**Dataset entries:**
>>
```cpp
int moe_ei(const moe_gp_t* gp_c, const double* points_to_sample, const double* points_being_sampled, int num_to_sample,
           int num_being_sampled, int num_mc, double best_so_far, const double* normals, double* ei, double* grad_ei,
           moe_error_t* err) {
  return guarded(err, [&] {
    std::unique_lock<std::mutex> lk;
    moe::GpDev& gp = lock_gp(gp_c, lk);
    moe::ei_evaluate(gp, points_to_sample, points_being_sampled, num_to_sample, num_being_sampled, num_mc, best_so_far,
                     normals, ei, grad_ei);
  });
}

int moe_ei_batch(const moe_gp_t* gp_c, const double* points_to_sample_all, int num_evals, const double* points_being_sampled,
                 int num_to_sample, int num_being_sampled, int num_mc, double best_so_far, const double* normals,
                 double* ei, double* grad_ei, moe_error_t* err) {
  return guarded(err, [&] {
    std::unique_lock<std::mutex> lk;
    moe::GpDev& gp = lock_gp(gp_c, lk);
    moe::ei_evaluate_batch(gp, points_to_sample_all, num_evals, points_being_sampled, num_to_sample, num_being_sampled, num_mc,
                           best_so_far, normals, ei, grad_ei);
  });
}
// ... 1351 lines not shown
```

cornell_moe_amd/csrc/gp.hpp:

```cpp
#pragma once
#include <cstdlib>
#include <functional>
#include <memory>
#include <vector>

#include "common.hpp"
#include "host_math.hpp"
#include "kernels.hpp"

namespace moe {

void fill_cov_params(CovParams& cp, int cov_type, int d, const double* hyper);

struct GpDev {
  int device = 0;
  hipStream_t stream = nullptr;
  hipStream_t side_stream = nullptr;
  void release_side_streams();
  int d = 0, dp = 0, n = 0, g = 0, N = 0;
  long ldL = 0;
  const double* zeroed_L = nullptr;
  long zeroed_ld = 0;
  CovParams cp;
  DerivList derivs;
// ... 18 lines not shown
  DevBuf<double> kStateD;
  DevBuf<double> sMat, sOut;
  DevBuf<int> sInfo;
  DevBuf<double> lcbD;
  DevBuf<int> lcbI;
  DevBuf<double> looD;
  DevBuf<double> kg1D;
  DevBuf<int> kg1I;
  int kg1LastC = 0;
  DevBuf<double> kg1oD;
  DevBuf<int> kg1oI;
  DevBuf<double> ehviD;
  DevBuf<double> recD;
  DevBuf<int> recI;
  DevBuf<double> pmmD;
  DevBuf<int> pmmI;
  DevBuf<double> pathD;
  DevBuf<int> pathI;
  int num_cu = 256;
  double x_mean[kMaxDimPadded] = {0}, x_ext[kMaxDimPadded] = {0};
  void refresh_extent();
  double last_ms[5] = {0, 0, 0, 0, 0};
  int last_info[8] = {0, 0, 0, 0, 0, 0, 0, 0};

  GpDev(const double* hyper, int cov_type, const double* X_in, const double* y_in, const double* noise_in,
        const int* derivs_in, int g_in, int d_in, int n_in, int device_in);
  ~GpDev();
  GpDev(const GpDev&) = delete;
  GpDev& operator=(const GpDev&) = delete;

  void use_device() const;
  void set_covariance(const double* hyper);
  void rebuild();
  void add_points(const double* pts, const double* vals, int k);
  void add_points_unchecked(const double* pts, const double* vals, int k);
  void finish_factorisation();
  void set_hyperparameters(const double* hyper, const double* noise_in);
  double log_marginal_likelihood();
  void grad_log_marginal_likelihood(double* grad);
  std::vector<double> padded(const double* pts, int k) const;
  void mean_of_points(const double* pts, int k, double* mu, double* grad);
};

struct StateDev {
  StateLayout lay;
  bool have_W = false;
// ... 142 lines not shown
```

cornell_moe_amd/csrc/kg.hip:

```cpp
#include "kg.hpp"

#include <algorithm>
#include <array>
#include <memory>
#include <optional>
#include <chrono>
#include <cmath>
#include <cstdlib>

#include "kg_mc.hpp"
#include "kg_prep.hpp"
#include "kg_state.hpp"
#include "kg_tail.hpp"

namespace moe {

static thread_local int t_ens_members_hint = 1;
int ensemble_members_hint() { return t_ens_members_hint; }
void set_ensemble_members_hint(int members) { t_ens_members_hint = members > 1 ? members : 1; }


namespace {

struct EventTimer {
  hipEvent_t a = nullptr, b = nullptr;
  bool on = false;
  EventTimer() = default;
  EventTimer(const EventTimer&) = delete;
  EventTimer& operator=(const EventTimer&) = delete;
  ~EventTimer() {
    if (a != nullptr) (void)hipEventDestroy(a);
    if (b != nullptr) (void)hipEventDestroy(b);
  }
  void start(hipStream_t s) {
    on = Recorder::current() == nullptr;
    if (!on) return;
    if (a == nullptr) {
      MOE_HIP_CHECK(hipEventCreate(&a));
      MOE_HIP_CHECK(hipEventCreate(&b));
    }
    MOE_HIP_CHECK(hipEventRecord(a, s));
  }
  void stop(hipStream_t s) {
    if (on) MOE_HIP_CHECK(hipEventRecord(b, s));
  }
// ... 68 lines not shown
}

struct McPlan {
  int G = 0;
  int ntiles = 0;
  int variant = 0;
  bool xlds = true;
  bool far_frame = false;
  bool wide_frame = false;
  bool small_lane = false;
  bool lane_kernel = false;
  int waves = 0, blocks = 0;
  size_t shm = 0;
  int tr = -1, num_lds_tiles = 0;
  int wide_lds_tiles = 0;
  int pair_rows = 0;
  int rec_head = 0;
  int multi_trial = 0;
  bool prep = false;
  bool start_table = false;
  bool weight_table = false;
  long v_stride = 0;
  int v_slots1 = 0;
  bool fused_tail = false;
  int chunk_len = 0;
};

McPlan plan_mc(const GpDev& gp, const KgDims& k, const double* bounds, const double* Xq_all, const double* Xp, double weight_table_gb) {
  const double max_radius2 = (double)env_int("MOE_KG_DOT_MAX_RADIUS2", 10000);
  const bool lane_on = env_int("MOE_KG_LANE", 1) != 0;
  const long small_lane_max_samples = env_int("MOE_KG_SMALL_LANE_MAX_SAMPLES", 1024);
  const bool small_multi = env_int("MOE_KG_SMALL_MULTI", 1) != 0;
  const std::optional<int> forced_tr = env_opt("MOE_KG_TR");
  const std::optional<int> forced_variant = env_opt("MOE_KG_VARIANT");
  const int prep_mode = env_int("MOE_KG_PREP", -1);
  const bool stream_weights = env_int("MOE_KG_STREAM_WEIGHTS", 1) != 0;
  const double v_cap = std::getenv("MOE_KG_V_MAX_GB") ? (double)env_int("MOE_KG_V_MAX_GB", 4)
                                                      : (weight_table_gb >= 0.0 ? weight_table_gb : 4.0);
  McPlan pl;
  pl.fused_tail = fused_tail_taken(k.want_grad, k.g, k.m);

  const int d = k.d, dp = k.dp, n = k.n, g = k.g, m = k.m, u = k.u, A = k.A, E = k.E, num_local = k.num_local;
  const bool wide_dp = dp > 16;
  const int G = wide_dp ? (g == 0 ? 0 : (g <= 4 ? 4 : (g <= 8 ? 8 : 12))) : (g <= 4 ? g : (g <= 8 ? 8 : 12));
  const int ntiles = (n + u + 63) / 64;

  const size_t tab_bytes = sizeof(double) * (size_t)ntiles * (dp + 1) * 64;
  const size_t slab_bytes = sizeof(double) * ((size_t)ntiles * (1 + G) * 64 + 2 * kMaxM);
  const size_t slab_stream_bytes = slab_bytes + (mc::wide_eval(dp, false) ? sizeof(double) * mc::kWideScratch : 0);
  const size_t pad_bytes = sizeof(double) * (size_t)(1 + G) * 64;
  const size_t fixed_bytes = sizeof(double) * (kExpTabLen + (size_t)mc::kCstRows * dp);
  const size_t lds_max = 160 * 1024 - fixed_bytes - pad_bytes;
  bool xlds = true;
  bool wide_frame = false, far_frame = false;
  {
    double rad2 = 0.0;
    for (int kk = 0; kk < d; ++kk) {
      const double c = gp.x_mean[kk];
      double ext = gp.x_ext[kk];
// ... 92 lines not shown
  }
  if (ensemble_members_hint() > 1 && variant != 1 && blocks >= E && waves > 0) {
    const long tickets = 4;
    const long kb = std::max<long>(1, (num_local + tickets * waves - 1) / (tickets * waves));
    blocks = (int)std::min<long>(blocks, kb * E);
  }

  pl.G = G;
  pl.ntiles = ntiles;
  pl.variant = variant;
  pl.xlds = xlds;
  pl.far_frame = far_frame;
  pl.wide_frame = wide_frame;
  pl.small_lane = small_lane;
  pl.lane_kernel = lane_kernel;
  pl.waves = waves;
  pl.blocks = blocks;
  pl.shm = shm;
  pl.tr = tr;
  pl.num_lds_tiles = num_lds_tiles;
  pl.wide_lds_tiles = wide_lds_tiles;
  pl.pair_rows = (wide_dp || variant == 2 || (variant == 0 && mc::wide_eval(dp, xlds))) ? 1 : 0;
  pl.rec_head = rec_head;
  pl.multi_trial = (far_frame || small_lane) ? 0 : 1;
  if (small_lane && !far_frame && variant == 0 && lane_kernel && dp == 4 && small_multi) pl.multi_trial = 2;
  pl.prep = m > kMaxM || (prep_mode != 0 && (variant >= 1 || prep_mode == 1));
  pl.v_stride = (variant == 2) ? v_stride_tiles : k.N;
  pl.v_slots1 = (variant == 2) ? 1 + G : k.g1;
  pl.weight_table = variant >= 1 && pl.prep && 8.0 * (double)pl.v_stride * (double)num_local / 1e9 <= v_cap;
  if (variant == 2 && !(pl.weight_table && pl.prep))
    throw Error(MOE_ERR_RUNTIME, "streamed-weights MC kernel selected without its weight table");
  pl.chunk_len = tail_chunk_len(pl.fused_tail, m);
  pl.start_table = variant == 0 && xlds && g == 0 && G == 0;
  return pl;
}

TabParams table_rows(const GpDev& gp, const KgDims& k, int G, const double* Xq_all, const double* Xp, const double* disc_head) {
  const int d = k.d;
  TabParams tp;
  std::vector<int> order;
  std::vector<bool> used(kMaxDimPadded, false);
  for (int a = 0; a < k.g; ++a) {
    if (used[gp.derivs.idx[a]]) throw Error(MOE_ERR_INVALID_VALUE, "duplicate derivative index", gp.derivs.idx[a], 0, 0);
    order.push_back(gp.derivs.idx[a]);
    used[gp.derivs.idx[a]] = true;
  }
// ... 172 lines not shown
  mp.max_num_restarts = gd.max_num_restarts;
  mp.gamma = gd.gamma;
  mp.pre_mult = gd.pre_mult;
  mp.max_relative_change = gd.max_relative_change;
  if (k.simplex && mp.max_relative_change == 1.0) mp.max_relative_change -= 4.0 * 2.220446049250313e-16;
  mp.simplex = k.simplex ? 1 : 0;
  mp.inv_sqrt_size = 1.0 / std::sqrt((double)k.size);
  for (int r = 0; r < kMaxDimPadded; ++r) mp.inv_perm[r] = 0;
  for (int r = 0; r < kMaxDimPadded; ++r)
    if (tp.perm[r] >= 0 && tp.perm[r] < kMaxDimPadded) mp.inv_perm[tp.perm[r]] = r;
  mp.tolerance = gd.tolerance;
  mp.best_point = gp.kBestPoint.p;
  mp.best_value = gp.kBestValue.p;
  mp.beta = gp.kBeta.p;
  mp.counters = gp.kCounters.p;
  mp.next_sample = reinterpret_cast<unsigned int*>(gp.kCounters.p + (((size_t)2 * E + 15) / 16) * 16);
  mp.prof = gp.kCounters.p + n_ctr - 16;
  mp.best_j = nullptr;
  mp.V = nullptr;
  mp.v_stride = pl.v_stride;
  mp.v_slots1 = pl.v_slots1;
  mp.start_tab = nullptr;
  mp.start_stride = 0;
  if (pl.start_table) {
    mp.start_stride = (long)k.A * (1 + m) * (dp + 1);
    gp.kStartTab.reserve((size_t)mp.start_stride * E);
    double* start_tab_p = gp.kStartTab.p;
    launch_start_table(mp, dp, start_tab_p, s);
    mp.start_tab = start_tab_p;
  }
  t_state.stop(s);
  t_mc.start(s);
  const long total = (long)E * num_local;
  if (pl.prep) {
    gp.kBestJ.reserve((size_t)total);
    mp.best_j = gp.kBestJ.p;
    launch_sample_prep(mp, gp.kBestJ.p, gp.num_cu, s);
  }
  if (pl.weight_table) {
    gp.kV.reserve((size_t)mp.v_stride * (size_t)total + (size_t)64 * mp.v_slots1);
    memset_async(gp.kBeta.p + (size_t)total * m, 0, sizeof(double) * 64, s);
    mp.V = gp.kV.p;
    launch_sample_weights(mp, gp.kV.p, s, pl.variant == 2);
  }
  if (pl.variant == 0 && pl.lane_kernel)
    launch_mc_lane(mp, dp, pl.G, pl.rec_head, pl.blocks, pl.waves, pl.shm, s);
// ... 275 lines not shown
  gp.kBeta.reserve((size_t)E * num_local * m + 64);
  const size_t n_ctr = (size_t)2 * E + (size_t)E * (kTicketStride / 2) + 32;
  gp.kCounters.reserve(n_ctr);
  const int out_stride = 1 + m * m + 2 * k.ngrad;
  gp.kOut.reserve((size_t)out_stride * E);
  const bool sw_free = pl.fused_tail && fused_tail_sw_free();
  if (want_grad) {
    const int chunks = (num_local + pl.chunk_len - 1) / pl.chunk_len;
    if (!pl.fused_tail) gp.kT.reserve((size_t)N * E * num_local);
    if (!sw_free) gp.kC.reserve((size_t)E * num_local * m);
    gp.kTB.reserve((size_t)E * (chunks + 1) * m * N + (size_t)E * k.ngrad * kDirSlices + (sw_free ? (size_t)E * chunks * m * m : 0));
  }

  launch_xs_tab(gp.dX.p, k.n, gp.dUnion, u, dp, pl.ntiles, tp, gp.kTab.p, tab_stride, pl.pair_rows, gp.kCounters.p, (long)n_ctr, E, s);

  const KgMcParams mp = launch_mc_step(gp, k, pl, gd, tp, R, dBlobP, dNormalsP, se.bl, tab_stride, n_ctr, t_state, t_mc, s);
  {
    const int info[8] = {pl.variant,
                         ((pl.variant == 0 && pl.xlds) ? 1 : 0) | (pl.far_frame ? 2 : 0) | (pl.wide_frame ? 4 : 0) | (pl.lane_kernel ? 8 : 0) |
                             (pl.start_table ? 16 : 0),
                         pl.waves, pl.variant == 1 ? pl.tr : pl.wide_lds_tiles, pl.weight_table ? 1 : 0, pl.fused_tail ? 1 : 0, pl.blocks,
                         pl.prep ? 1 : 0};
    std::copy(info, info + 8, gp.last_info);
  }

  const KgTailParams tl = launch_tail_step(gp, k, pl, mp, R, dBlobP, dNormalsP, se.bl, dFin, out_stride, t_cov, t_tail, s);
  if (want_grad) {
    launch_grad_finish(gp, k, sp, tl, R, dBlobP, dFin, out_stride, sw_free, s);
    t_tail.stop(s);
  }
  return enqueue_results(gp, k, dFin, n_ctr, want_best_points, timers, wall0, s);
}
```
<<
**Exercise requirements:**
The lines to return are those in the records above that hold the word "struct".

**Task response:**
struct GpDev {
struct StateDev {
struct EventTimer {
struct McPlan {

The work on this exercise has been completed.